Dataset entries
——————————

int32_t pisces_hip_device_count(void)
{
    int ndev = 0;
    const hipError_t e = hipGetDeviceCount(&ndev);
    if (e != hipSuccess) { g_create_error = std::string("pisces_hip_device_count: ") + hipGetErrorString(e); return PISCES_E_DEVICE; }
    return ndev;
// ... 17 lines not shown
    hipError_t e = hipGetDeviceCount(&ndev);
    if (e != hipSuccess || ndev <= 0)
        return fail(nullptr, PISCES_E_DEVICE, std::string("pisces_hip_create: no HIP device: ") + hipGetErrorString(e));
    if (device < 0 || device >= ndev) return fail(nullptr, PISCES_E_INVALID_ARG, "pisces_hip_create: device index out of range");
    PiscesHip* h = new PiscesHip();
    h->cfg = *cfg;
    h->cfg.tile_loci = kTile;
    h->P = make_params(h->cfg);
    adaptive_default_params(h->adaptive);
    h->device = device;
    if ((e = hipSetDevice(device)) != hipSuccess || (e = hipStreamCreateWithFlags(&h->stream, hipStreamNonBlocking)) != hipSuccess ||
        (e = hipEventCreate(&h->ev0)) != hipSuccess || (e = hipEventCreate(&h->ev1)) != hipSuccess) {
        g_create_error = std::string("pisces_hip_create: ") + hipGetErrorString(e);
        delete h;
        return PISCES_E_DEVICE;
    }
    if ((e = h->d_totals.reserve((size_t)kTotalShards * kTotalStride)) != hipSuccess ||
        (e = hipMemsetAsync(h->d_totals.p, 0, (size_t)kTotalShards * kTotalStride * sizeof(unsigned long long), h->stream)) != hipSuccess ||
        (e = hipStreamSynchronize(h->stream)) != hipSuccess) {
        g_create_error = std::string("pisces_hip_create: ") + hipGetErrorString(e);
        pisces_hip_destroy(h);
        return PISCES_E_DEVICE;
    }
    h->P.totals = h->d_totals.p;
    {
        hipDeviceProp_t prop;
        if (hipGetDeviceProperties(&prop, device) == hipSuccess && prop.multiProcessorCount > 0) h->n_cus = prop.multiProcessorCount;
        const char* kv = getenv("PISCES_HIP_KERNEL");
        if (kv && std::string(kv) == "wave") h->kernel_variant = 2;
        if (kv && std::string(kv) == "wave2") h->kernel_variant = 3;
        if (kv && std::string(kv) == "auto") h->kernel_variant = 4;
        if (kv && std::string(kv) == "block") h->kernel_variant = 0;
        h->prof_on = getenv("PISCES_HIP_HOST_PROFILE") != nullptr;
        const char* rp = getenv("PISCES_HIP_READ_PATH");
        if (rp && std::string(rp) == "log") h->read_path = 0;
        if (const char* v = getenv("PISCES_HIP_STORE_DIRECT_BYTES")) h->store_direct_bytes = (size_t)std::max(0ll, atoll(v));
        if (const char* v = getenv("PISCES_HIP_STORE_WAVES")) h->store_waves = atoi(v);
        if (const char* v = getenv("PISCES_HIP_TILE_ORDER")) h->trade_tiles = atoi(v) != 0;
        if (const char* v = getenv("PISCES_HIP_DEVICE_MERGE")) h->device_merge = atoi(v) != 0 ? 1 : 0;
        h->snv_walk = h->cfg.call_mnvs != 0 || (h->cfg.collapse != 0 && (h->cfg.collapse_freq_threshold > 0.0f || h->cfg.collapse_freq_ratio_threshold >= 1.0f));
        h->mnv_split = h->snv_walk && h->device_merge != 0;
        if (const char* v = getenv("PISCES_HIP_MNV_SPLIT")) h->mnv_split = h->mnv_split && atoi(v) != 0;
        if (const char* v = getenv("PISCES_HIP_STORE_SEAL_BYTES")) h->store_seal_bytes = (size_t)std::max(0ll, atoll(v));
        if (const char* v = getenv("PISCES_HIP_DEVICE_CHECKS")) h->device_checks = atoi(v) != 0 ? 1 : 0;
        if (const char* v = getenv("PISCES_HIP_TILE_LOCI")) h->tile_loci = atoi(v);
        if (const char* v = getenv("PISCES_HIP_DEFER_GRID")) h->defer_grid = atoi(v) != 0;
        if (const char* v = getenv("PISCES_HIP_COMPACT")) h->compact_mode = std::string(v) == "two" ? 2 : std::string(v) == "lookback" ? 3 : 0;
        if (const char* v = getenv("PISCES_HIP_MERGE_IN_PLACE")) h->merge_in_place = atoi(v) != 0;
        if (const char* v = getenv("PISCES_HIP_DEVICE_GENOTYPER")) h->device_genotyper = atoi(v) != 0;
        if (const char* v = getenv("PISCES_HIP_FINDER")) h->finder_bases = std::string(v) == "bases";
    }
    {
        const int n = std::min(std::max(h->cfg.max_variant_qscore, 0), 4095) + 1;
        std::vector<double> lut((size_t)n);
        for (int q = 0; q < n; q++) lut[(size_t)q] = std::pow(10.0, -1 * (double)q / 10.0);
        if ((e = h->d_qlut.reserve((size_t)n)) != hipSuccess ||
            (e = hipMemcpy(h->d_qlut.p, lut.data(), (size_t)n * sizeof(double), hipMemcpyHostToDevice)) != hipSuccess) {
            g_create_error = std::string("pisces_hip_create: ") + hipGetErrorString(e);
            pisces_hip_destroy(h);
            return PISCES_E_DEVICE;
        }
        h->P.q_to_p_lut = h->d_qlut.p;
        h->P.q_to_p_n = n;
    }
    if (h->cfg.noise_model == PISCES_NOISE_WINDOW) {
        if ((e = ensure_quality_lut(h)) != hipSuccess) {
            g_create_error = std::string("pisces_hip_create: ") + hipGetErrorString(e);
            pisces_hip_destroy(h);
            return PISCES_E_DEVICE;
        }
    }
    if ((e = h->d_log_n.reserve(4)) != hipSuccess || (e = h->d_flags.reserve(4)) != hipSuccess ||
        (e = hipMemset(h->d_log_n.p, 0, 4 * sizeof(unsigned long long))) != hipSuccess ||
        (e = hipMemset(h->d_flags.p, 0, 4 * sizeof(int32_t))) != hipSuccess) {
        g_create_error = std::string("pisces_hip_create: ") + hipGetErrorString(e);
        pisces_hip_destroy(h);
        return PISCES_E_DEVICE;
    }
    const bool tables_by_default = !getenv("PISCES_HIP_NO_GQ_TABLE") && !getenv("PISCES_HIP_NO_CALL_TABLES") && h->cfg.noise_model == PISCES_NOISE_FLAT &&
                                   h->cfg.strand_bias_model != PISCES_SB_DIPLOID && h->cfg.max_variant_qscore <= 32767 && h->cfg.max_genotype_qscore <= 32767 &&
                                   h->cfg.min_genotype_qscore >= -32768;
    std::unique_ptr<TableSet> kept(tables_by_default ? take_tables(h->cfg, h->device) : nullptr);
    if (kept) {
        h->d_gq_tail.swap(kept->gq_tail); h->d_vq_tab.swap(kept->vq_tab); h->d_sb_tab.swap(kept->sb_tab); h->d_sb0_tab.swap(kept->sb0_tab); h->d_gq_cap.swap(kept->gq_cap);
        h->P.gq_tail = h->d_gq_tail.p; h->P.gq_tail_a = 32; h->P.gq_tail_cov = 8192;
        h->P.vq_tab = h->d_vq_tab.p; h->P.sb_tab = h->d_sb_tab.p; h->P.sb0_tab = h->d_sb0_tab.p; h->P.gq_cap = h->d_gq_cap.p;
        h->P.vq_tab_k = h->P.sb_tab_k = 256;
        h->P.tab_cov = 8192;
        h->tables_shareable = true;
    }
    if (!kept && !getenv("PISCES_HIP_NO_GQ_TABLE")) {
        const int32_t n_a = 32, n_cov = 8192;
        if ((e = h->d_gq_tail.reserve((size_t)n_a * n_cov)) != hipSuccess) {
            g_create_error = std::string("pisces_hip_create: ") + hipGetErrorString(e);
            pisces_hip_destroy(h);
            return PISCES_E_DEVICE;
        }
        hipLaunchKernelGGL(build_gq_tail_kernel, dim3((unsigned)((n_a * n_cov + 255) / 256)), dim3(256), 0, h->stream, h->d_gq_tail.p,
                           n_a, n_cov, h->P.target_lod);
        if ((e = hipGetLastError()) != hipSuccess || (e = hipStreamSynchronize(h->stream)) != hipSuccess) {
            g_create_error = std::string("pisces_hip_create: ") + hipGetErrorString(e);
            pisces_hip_destroy(h);
            return PISCES_E_DEVICE;
        }
        h->P.gq_tail = h->d_gq_tail.p;
        h->P.gq_tail_a = n_a;
        h->P.gq_tail_cov = n_cov;
    }
    if (!kept && !getenv("PISCES_HIP_NO_CALL_TABLES") && h->cfg.noise_model == PISCES_NOISE_FLAT && h->cfg.strand_bias_model != PISCES_SB_DIPLOID &&
        h->cfg.max_variant_qscore <= 32767 && h->cfg.max_genotype_qscore <= 32767 && h->cfg.min_genotype_qscore >= -32768) {
        const int32_t n_k = 256, n_cov = 8192;
        if ((e = h->d_vq_tab.reserve((size_t)n_k * n_cov)) != hipSuccess || (e = h->d_sb_tab.reserve((size_t)n_k * n_cov)) != hipSuccess ||
            (e = h->d_sb0_tab.reserve((size_t)n_cov)) != hipSuccess ||
            (h->P.gq_tail && (e = h->d_gq_cap.reserve((size_t)h->P.gq_tail_a * h->P.gq_tail_cov)) != hipSuccess)) {
            g_create_error = std::string("pisces_hip_create: ") + hipGetErrorString(e);
            pisces_hip_destroy(h);
            return PISCES_E_DEVICE;
        }
        const unsigned nb = (unsigned)(((size_t)n_k * n_cov + 255) / 256);
        hipLaunchKernelGGL(build_vq_tab_kernel, dim3(nb), dim3(256), 0, h->stream, h->d_vq_tab.p, n_k, n_cov, h->P);
        hipLaunchKernelGGL(build_sb_tab_kernel, dim3(nb), dim3(256), 0, h->stream, h->d_sb_tab.p, h->d_sb0_tab.p, n_k, n_cov, h->P);
        if (h->P.gq_tail)
            hipLaunchKernelGGL(build_gq_cap_kernel, dim3((unsigned)((h->P.gq_tail_a * h->P.gq_tail_cov + 255) / 256)), dim3(256), 0, h->stream,
                               h->d_gq_cap.p, h->P.gq_tail, h->P.gq_tail_a, h->P.gq_tail_cov, h->P);
        if ((e = hipGetLastError()) != hipSuccess || (e = hipStreamSynchronize(h->stream)) != hipSuccess) {
            g_create_error = std::string("pisces_hip_create: ") + hipGetErrorString(e);
            pisces_hip_destroy(h);
            return PISCES_E_DEVICE;
        }
        h->P.vq_tab = h->d_vq_tab.p;
        h->P.sb_tab = h->d_sb_tab.p;
        h->P.sb0_tab = h->d_sb0_tab.p;
        h->P.gq_cap = h->P.gq_tail ? h->d_gq_cap.p : nullptr;
        h->P.vq_tab_k = h->P.sb_tab_k = n_k;
        h->P.tab_cov = n_cov;
        h->tables_shareable = tables_by_default && h->P.gq_tail != nullptr;
    }
    if ((e = h->d_params.reserve(1)) != hipSuccess || (e = hipMemcpy(h->d_params.p, &h->P, sizeof(DeviceParams), hipMemcpyHostToDevice)) != hipSuccess) {
        g_create_error = std::string("pisces_hip_create: ") + hipGetErrorString(e);
        pisces_hip_destroy(h);
        return PISCES_E_DEVICE;
    }
    *out = h;
    return PISCES_OK;
    });
}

——————————

*Exercise:* Report how many lines in the data contain the word "hipMemcpyHostToDevice", with no words besides the number.

*Response:* 2